*** Opening of Recorded information ***

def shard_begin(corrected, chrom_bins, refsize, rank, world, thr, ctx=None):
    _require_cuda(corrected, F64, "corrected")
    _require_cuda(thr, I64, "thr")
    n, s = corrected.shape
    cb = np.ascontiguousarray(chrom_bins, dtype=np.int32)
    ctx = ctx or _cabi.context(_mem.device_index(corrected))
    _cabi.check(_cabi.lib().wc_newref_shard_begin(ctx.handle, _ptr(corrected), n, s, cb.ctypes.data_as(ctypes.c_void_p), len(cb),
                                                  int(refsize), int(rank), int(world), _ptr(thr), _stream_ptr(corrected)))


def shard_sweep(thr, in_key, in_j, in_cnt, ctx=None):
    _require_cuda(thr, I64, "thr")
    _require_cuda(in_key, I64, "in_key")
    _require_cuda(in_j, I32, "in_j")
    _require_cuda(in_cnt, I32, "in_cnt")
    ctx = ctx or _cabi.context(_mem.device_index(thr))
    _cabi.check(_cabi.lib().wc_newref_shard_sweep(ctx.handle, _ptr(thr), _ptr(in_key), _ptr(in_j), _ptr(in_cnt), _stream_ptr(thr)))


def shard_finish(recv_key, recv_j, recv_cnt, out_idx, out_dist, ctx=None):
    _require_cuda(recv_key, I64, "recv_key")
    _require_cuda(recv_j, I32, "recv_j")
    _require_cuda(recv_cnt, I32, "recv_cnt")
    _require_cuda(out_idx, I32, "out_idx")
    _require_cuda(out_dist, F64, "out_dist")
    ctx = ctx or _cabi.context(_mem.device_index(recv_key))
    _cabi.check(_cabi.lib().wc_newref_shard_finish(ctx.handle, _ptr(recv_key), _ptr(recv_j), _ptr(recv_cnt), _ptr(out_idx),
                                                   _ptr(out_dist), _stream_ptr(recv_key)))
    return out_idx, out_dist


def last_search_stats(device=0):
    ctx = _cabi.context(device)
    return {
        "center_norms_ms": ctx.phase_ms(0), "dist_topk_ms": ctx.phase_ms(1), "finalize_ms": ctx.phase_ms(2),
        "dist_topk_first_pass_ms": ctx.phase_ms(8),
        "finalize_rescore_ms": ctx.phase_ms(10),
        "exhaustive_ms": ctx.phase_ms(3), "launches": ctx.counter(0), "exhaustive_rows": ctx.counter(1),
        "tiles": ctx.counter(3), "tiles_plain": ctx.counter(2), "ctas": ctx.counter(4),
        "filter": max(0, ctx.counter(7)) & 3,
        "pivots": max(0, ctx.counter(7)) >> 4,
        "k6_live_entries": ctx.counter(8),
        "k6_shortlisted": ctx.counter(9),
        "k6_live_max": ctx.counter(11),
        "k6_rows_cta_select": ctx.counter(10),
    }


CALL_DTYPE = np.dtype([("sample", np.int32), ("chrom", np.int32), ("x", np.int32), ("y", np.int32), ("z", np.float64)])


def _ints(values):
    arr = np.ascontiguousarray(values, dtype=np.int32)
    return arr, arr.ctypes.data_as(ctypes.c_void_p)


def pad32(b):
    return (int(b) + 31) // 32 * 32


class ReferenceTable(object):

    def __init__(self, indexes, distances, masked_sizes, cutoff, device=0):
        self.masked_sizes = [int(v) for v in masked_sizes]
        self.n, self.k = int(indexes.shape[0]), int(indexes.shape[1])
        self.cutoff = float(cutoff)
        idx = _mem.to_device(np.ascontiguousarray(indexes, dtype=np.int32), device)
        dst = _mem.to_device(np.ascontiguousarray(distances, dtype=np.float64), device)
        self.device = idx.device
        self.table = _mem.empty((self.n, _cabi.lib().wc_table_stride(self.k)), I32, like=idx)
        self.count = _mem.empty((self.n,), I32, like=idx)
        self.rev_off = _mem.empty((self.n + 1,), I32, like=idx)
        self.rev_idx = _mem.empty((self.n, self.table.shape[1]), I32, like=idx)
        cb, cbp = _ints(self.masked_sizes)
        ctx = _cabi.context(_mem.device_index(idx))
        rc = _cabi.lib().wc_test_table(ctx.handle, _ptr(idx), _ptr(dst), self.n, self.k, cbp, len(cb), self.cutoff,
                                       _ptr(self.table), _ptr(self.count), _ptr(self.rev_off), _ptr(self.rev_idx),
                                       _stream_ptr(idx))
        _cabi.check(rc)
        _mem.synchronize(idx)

*** Close of Recorded information ***

■ **Exercise requirements**
Your reply must contain exactly the lines from the first line of the data through the line holding "cb = np.ascontiguousarray(chrom_bins, dtype=np.int32)", and nothing more.

■ **Result of this task**
def shard_begin(corrected, chrom_bins, refsize, rank, world, thr, ctx=None):
    _require_cuda(corrected, F64, "corrected")
    _require_cuda(thr, I64, "thr")
    n, s = corrected.shape
    cb = np.ascontiguousarray(chrom_bins, dtype=np.int32)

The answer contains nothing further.